WORK TASK: Each entry needs to be reproduced exactly as it is.

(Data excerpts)
● ● ● ● ● ● ●

# joesharratt1229/DT4Image_Restoration

Hardware: AMD Instinct MI355X
Metric: pnp_admm_iterations_per_sec (higher is better)
Workload: dtype f32

## Files before the change

dt4image_restoration_amd/_lib.py:

```python
from __future__ import annotations

import ctypes as C
import os

_HERE = os.path.dirname(os.path.abspath(__file__))
LIB_PATH = os.environ.get("PNP_LIB_PATH") or os.path.join(_HERE, "csrc", "libpnpadmm.so")

PNP_FLAG_PROFILE = 1
PNP_FLAG_NO_DENOISER = 2
PNP_FLAG_KEEP_STAGES = 4
PNP_FLAG_BF16_CONVS = 8
PNP_FLAG_PROFILE_LAYERS = 16
PNP_SSIM_CLAMP_X = 1
PNP_RES_COLS = 6
PNP_RES_DELTA = 1
PNP_RES_DC = 2
RESIDUAL_COLUMNS = ("primal", "dx", "dz", "du", "delta", "dc")
PNP_MC_MAX_COILS = 32
PNP_MC_MAX_CG = 64
PNP_CC_MAX_COILS = 64
PNP_PW_MAX_COILS = 64
PNP_ESPIRIT_MAX_COILS = 16
PNP_ESPIRIT_MAX_KSIZE = 8
PNP_ESPIRIT_MAX_N = 512
PNP_TV_MAX_ITERS = 64
PNP_PRIOR_UNET = 0
PNP_PRIOR_TV = 1
PRIORS = {"unet": PNP_PRIOR_UNET, "tv": PNP_PRIOR_TV}
PNP_SENS_BOX = 0
PNP_SENS_HANN = 1
SENS_WINDOWS = {"box": PNP_SENS_BOX, "hann": PNP_SENS_HANN}
PROFILE_CLASSES = 6
PROFILE_CLASS_NAMES = ("conv3x3_mfma", "conv_first", "conv_last", "fft_rows", "fft_cols_prox", "other")
N_LAYERS = 28


class pnp_config(C.Structure):
    _fields_ = [("n", C.c_int32), ("h", C.c_int32), ("w", C.c_int32), ("device", C.c_int32), ("flags", C.c_int32)]


_vp, _fp, _u8p = C.c_void_p, C.c_void_p, C.c_void_p

SIGNATURES = {
    "pnp_create": (C.c_int, [C.POINTER(pnp_config), C.POINTER(C.c_void_p)]),
    "pnp_destroy": (C.c_int, [C.c_void_p]),
    "pnp_last_error": (C.c_char_p, []),
    "pnp_version": (C.c_char_p, []),
    "pnp_load_unet_weights": (C.c_int, [C.c_void_p, C.c_void_p, C.c_size_t]),
    "pnp_reset": (C.c_int, [C.c_void_p, _fp, _fp, _u8p, C.c_int, _fp, _fp, _fp, _vp]),
    "pnp_set_kspace": (C.c_int, [C.c_void_p, _fp, _u8p, C.c_int, _vp]),
    "pnp_step": (C.c_int, [C.c_void_p, _fp, _fp, _fp, _fp, _fp, _fp, _fp, _u8p, _vp]),
    "pnp_denoise": (C.c_int, [C.c_void_p, _fp, _fp, _fp, _vp]),
    "pnp_tv_denoise": (C.c_int, [C.c_void_p, _fp, _fp, C.c_int, _fp, _vp]),
    "pnp_set_prior": (C.c_int, [C.c_void_p, C.c_int, C.c_double, C.c_int]),
    "pnp_get_prior": (C.c_int, [C.c_void_p, C.POINTER(C.c_int), C.POINTER(C.c_double), C.POINTER(C.c_int)]),
    "pnp_fft2c": (C.c_int, [C.c_void_p, _fp, _fp, C.c_int, C.c_int, C.c_int, C.c_int, _vp]),
    "pnp_prox_dual": (C.c_int, [C.c_void_p, _fp, _fp, _fp, _fp, _fp, _vp]),
    "pnp_psnr": (C.c_int, [C.c_void_p, _fp, _fp, _fp, _vp]),
    "pnp_ssim": (C.c_int, [C.c_void_p, _fp, _fp, C.c_float, C.c_float, C.c_float, C.c_int, C.c_int, _fp, _fp, _vp]),
    "pnp_residuals": (C.c_int, [C.c_void_p, _fp, _fp, _fp, _vp, C.c_int, _fp, _vp]),
    "pnp_acquire": (C.c_int, [C.c_void_p, _fp, _u8p, C.c_int, C.c_double, C.c_uint64, C.c_int, _fp, _fp, _fp, _vp]),
    "pnp_set_kspace_mc": (C.c_int, [C.c_void_p, _fp, _fp, C.c_int, C.c_int, _u8p, C.c_int, C.c_int, _vp]),
    "pnp_reset_mc": (C.c_int, [C.c_void_p, _fp, _fp, _fp, C.c_int, C.c_int, _u8p, C.c_int, C.c_int, _fp, _fp, _fp, _vp]),
    "pnp_mc_coils": (C.c_int, [C.c_void_p]),
    "pnp_mc_cg_residual": (C.c_int, [C.c_void_p, _fp, _vp]),
    "pnp_mc_normal": (C.c_int, [C.c_void_p, _fp, _fp, _fp, _vp]),
    "pnp_acquire_mc": (C.c_int, [C.c_void_p, _fp, _fp, C.c_int, C.c_int, _u8p, C.c_int, C.c_double, C.c_uint64, C.c_int, _fp, _fp, _fp, _vp]),
    "pnp_estimate_sens": (C.c_int, [C.c_void_p, _fp, C.c_int, C.c_int, C.c_int, C.c_int, C.c_double, C.c_int, _fp, _fp, _vp]),
    "pnp_coil_compress_matrix": (C.c_int, [C.c_void_p, _fp, C.c_int, C.c_int, C.c_int, C.c_int, _fp, _fp, _fp, _vp]),
    "pnp_coil_compress_apply": (C.c_int, [C.c_void_p, _fp, C.c_int, _fp, C.c_int, C.c_int, _fp, _vp]),
    "pnp_noise_cov": (C.c_int, [C.c_void_p, _fp, C.c_int, C.c_int, C.c_int, C.c_int, _fp, _vp]),
    "pnp_whiten_matrix": (C.c_int, [C.c_void_p, _fp, C.c_int, C.c_int, C.c_int, _fp, _fp, _fp, _vp]),
    "pnp_whiten_apply": (C.c_int, [C.c_void_p, _fp, C.c_int, _fp, C.c_int, _fp, _vp]),
    "pnp_espirit_sens": (C.c_int, [C.c_void_p, _fp, C.c_int, C.c_int, C.c_int, C.c_int, C.c_double, C.c_double, C.c_int, C.c_int, C.c_double,
                                  C.c_int, _fp, _fp, _fp, _vp, _vp]),
    "pnp_snapshot_bytes": (C.c_size_t, [C.c_void_p]),
    "pnp_snapshot": (C.c_int, [C.c_void_p, _fp, _fp, _fp, _fp, _vp, _vp]),
    "pnp_restore": (C.c_int, [C.c_void_p, _vp, _fp, _fp, _fp, _fp, _vp]),
    "pnp_unet_read_stage": (C.c_int, [C.c_void_p, C.c_int, _fp, C.POINTER(C.c_int), C.POINTER(C.c_int),
                                      C.POINTER(C.c_int), _vp]),
    "pnp_profile_reset": (C.c_int, [C.c_void_p]),
    "pnp_profile_collect": (C.c_int, [C.c_void_p, C.POINTER(C.c_double), C.POINTER(C.c_int64)]),
    "pnp_profile_layers": (C.c_int, [C.c_void_p, C.POINTER(C.c_double), C.POINTER(C.c_int64)]),
    "pnp_conv_algorithms": (C.c_int, [C.c_void_p, C.POINTER(C.c_int32)]),
    "pnp_bf16_weight_terms": (C.c_int, [C.c_void_p]),
    "pnp_workspace_bytes": (C.c_size_t, [C.c_void_p]),
}
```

● ● ● ● ● ● ●

FINISHED EXERCISE:
# joesharratt1229/DT4Image_Restoration

Hardware: AMD Instinct MI355X
Metric: pnp_admm_iterations_per_sec (higher is better)
Workload: dtype f32

## Files before the change

dt4image_restoration_amd/_lib.py:

```python
from __future__ import annotations

import ctypes as C
import os

_HERE = os.path.dirname(os.path.abspath(__file__))
LIB_PATH = os.environ.get("PNP_LIB_PATH") or os.path.join(_HERE, "csrc", "libpnpadmm.so")

PNP_FLAG_PROFILE = 1
PNP_FLAG_NO_DENOISER = 2
PNP_FLAG_KEEP_STAGES = 4
PNP_FLAG_BF16_CONVS = 8
PNP_FLAG_PROFILE_LAYERS = 16
PNP_SSIM_CLAMP_X = 1
PNP_RES_COLS = 6
PNP_RES_DELTA = 1
PNP_RES_DC = 2
RESIDUAL_COLUMNS = ("primal", "dx", "dz", "du", "delta", "dc")
PNP_MC_MAX_COILS = 32
PNP_MC_MAX_CG = 64
PNP_CC_MAX_COILS = 64
PNP_PW_MAX_COILS = 64
PNP_ESPIRIT_MAX_COILS = 16
PNP_ESPIRIT_MAX_KSIZE = 8
PNP_ESPIRIT_MAX_N = 512
PNP_TV_MAX_ITERS = 64
PNP_PRIOR_UNET = 0
PNP_PRIOR_TV = 1
PRIORS = {"unet": PNP_PRIOR_UNET, "tv": PNP_PRIOR_TV}
PNP_SENS_BOX = 0
PNP_SENS_HANN = 1
SENS_WINDOWS = {"box": PNP_SENS_BOX, "hann": PNP_SENS_HANN}
PROFILE_CLASSES = 6
PROFILE_CLASS_NAMES = ("conv3x3_mfma", "conv_first", "conv_last", "fft_rows", "fft_cols_prox", "other")
N_LAYERS = 28


class pnp_config(C.Structure):
    _fields_ = [("n", C.c_int32), ("h", C.c_int32), ("w", C.c_int32), ("device", C.c_int32), ("flags", C.c_int32)]


_vp, _fp, _u8p = C.c_void_p, C.c_void_p, C.c_void_p

SIGNATURES = {
    "pnp_create": (C.c_int, [C.POINTER(pnp_config), C.POINTER(C.c_void_p)]),
    "pnp_destroy": (C.c_int, [C.c_void_p]),
    "pnp_last_error": (C.c_char_p, []),
    "pnp_version": (C.c_char_p, []),
    "pnp_load_unet_weights": (C.c_int, [C.c_void_p, C.c_void_p, C.c_size_t]),
    "pnp_reset": (C.c_int, [C.c_void_p, _fp, _fp, _u8p, C.c_int, _fp, _fp, _fp, _vp]),
    "pnp_set_kspace": (C.c_int, [C.c_void_p, _fp, _u8p, C.c_int, _vp]),
    "pnp_step": (C.c_int, [C.c_void_p, _fp, _fp, _fp, _fp, _fp, _fp, _fp, _u8p, _vp]),
    "pnp_denoise": (C.c_int, [C.c_void_p, _fp, _fp, _fp, _vp]),
    "pnp_tv_denoise": (C.c_int, [C.c_void_p, _fp, _fp, C.c_int, _fp, _vp]),
    "pnp_set_prior": (C.c_int, [C.c_void_p, C.c_int, C.c_double, C.c_int]),
    "pnp_get_prior": (C.c_int, [C.c_void_p, C.POINTER(C.c_int), C.POINTER(C.c_double), C.POINTER(C.c_int)]),
    "pnp_fft2c": (C.c_int, [C.c_void_p, _fp, _fp, C.c_int, C.c_int, C.c_int, C.c_int, _vp]),
    "pnp_prox_dual": (C.c_int, [C.c_void_p, _fp, _fp, _fp, _fp, _fp, _vp]),
    "pnp_psnr": (C.c_int, [C.c_void_p, _fp, _fp, _fp, _vp]),
    "pnp_ssim": (C.c_int, [C.c_void_p, _fp, _fp, C.c_float, C.c_float, C.c_float, C.c_int, C.c_int, _fp, _fp, _vp]),
    "pnp_residuals": (C.c_int, [C.c_void_p, _fp, _fp, _fp, _vp, C.c_int, _fp, _vp]),
    "pnp_acquire": (C.c_int, [C.c_void_p, _fp, _u8p, C.c_int, C.c_double, C.c_uint64, C.c_int, _fp, _fp, _fp, _vp]),
    "pnp_set_kspace_mc": (C.c_int, [C.c_void_p, _fp, _fp, C.c_int, C.c_int, _u8p, C.c_int, C.c_int, _vp]),
    "pnp_reset_mc": (C.c_int, [C.c_void_p, _fp, _fp, _fp, C.c_int, C.c_int, _u8p, C.c_int, C.c_int, _fp, _fp, _fp, _vp]),
    "pnp_mc_coils": (C.c_int, [C.c_void_p]),
    "pnp_mc_cg_residual": (C.c_int, [C.c_void_p, _fp, _vp]),
    "pnp_mc_normal": (C.c_int, [C.c_void_p, _fp, _fp, _fp, _vp]),
    "pnp_acquire_mc": (C.c_int, [C.c_void_p, _fp, _fp, C.c_int, C.c_int, _u8p, C.c_int, C.c_double, C.c_uint64, C.c_int, _fp, _fp, _fp, _vp]),
    "pnp_estimate_sens": (C.c_int, [C.c_void_p, _fp, C.c_int, C.c_int, C.c_int, C.c_int, C.c_double, C.c_int, _fp, _fp, _vp]),
    "pnp_coil_compress_matrix": (C.c_int, [C.c_void_p, _fp, C.c_int, C.c_int, C.c_int, C.c_int, _fp, _fp, _fp, _vp]),
    "pnp_coil_compress_apply": (C.c_int, [C.c_void_p, _fp, C.c_int, _fp, C.c_int, C.c_int, _fp, _vp]),
    "pnp_noise_cov": (C.c_int, [C.c_void_p, _fp, C.c_int, C.c_int, C.c_int, C.c_int, _fp, _vp]),
    "pnp_whiten_matrix": (C.c_int, [C.c_void_p, _fp, C.c_int, C.c_int, C.c_int, _fp, _fp, _fp, _vp]),
    "pnp_whiten_apply": (C.c_int, [C.c_void_p, _fp, C.c_int, _fp, C.c_int, _fp, _vp]),
    "pnp_espirit_sens": (C.c_int, [C.c_void_p, _fp, C.c_int, C.c_int, C.c_int, C.c_int, C.c_double, C.c_double, C.c_int, C.c_int, C.c_double,
                                  C.c_int, _fp, _fp, _fp, _vp, _vp]),
    "pnp_snapshot_bytes": (C.c_size_t, [C.c_void_p]),
    "pnp_snapshot": (C.c_int, [C.c_void_p, _fp, _fp, _fp, _fp, _vp, _vp]),
    "pnp_restore": (C.c_int, [C.c_void_p, _vp, _fp, _fp, _fp, _fp, _vp]),
    "pnp_unet_read_stage": (C.c_int, [C.c_void_p, C.c_int, _fp, C.POINTER(C.c_int), C.POINTER(C.c_int),
                                      C.POINTER(C.c_int), _vp]),
    "pnp_profile_reset": (C.c_int, [C.c_void_p]),
    "pnp_profile_collect": (C.c_int, [C.c_void_p, C.POINTER(C.c_double), C.POINTER(C.c_int64)]),
    "pnp_profile_layers": (C.c_int, [C.c_void_p, C.POINTER(C.c_double), C.POINTER(C.c_int64)]),
    "pnp_conv_algorithms": (C.c_int, [C.c_void_p, C.POINTER(C.c_int32)]),
    "pnp_bf16_weight_terms": (C.c_int, [C.c_void_p]),
    "pnp_workspace_bytes": (C.c_size_t, [C.c_void_p]),
}
```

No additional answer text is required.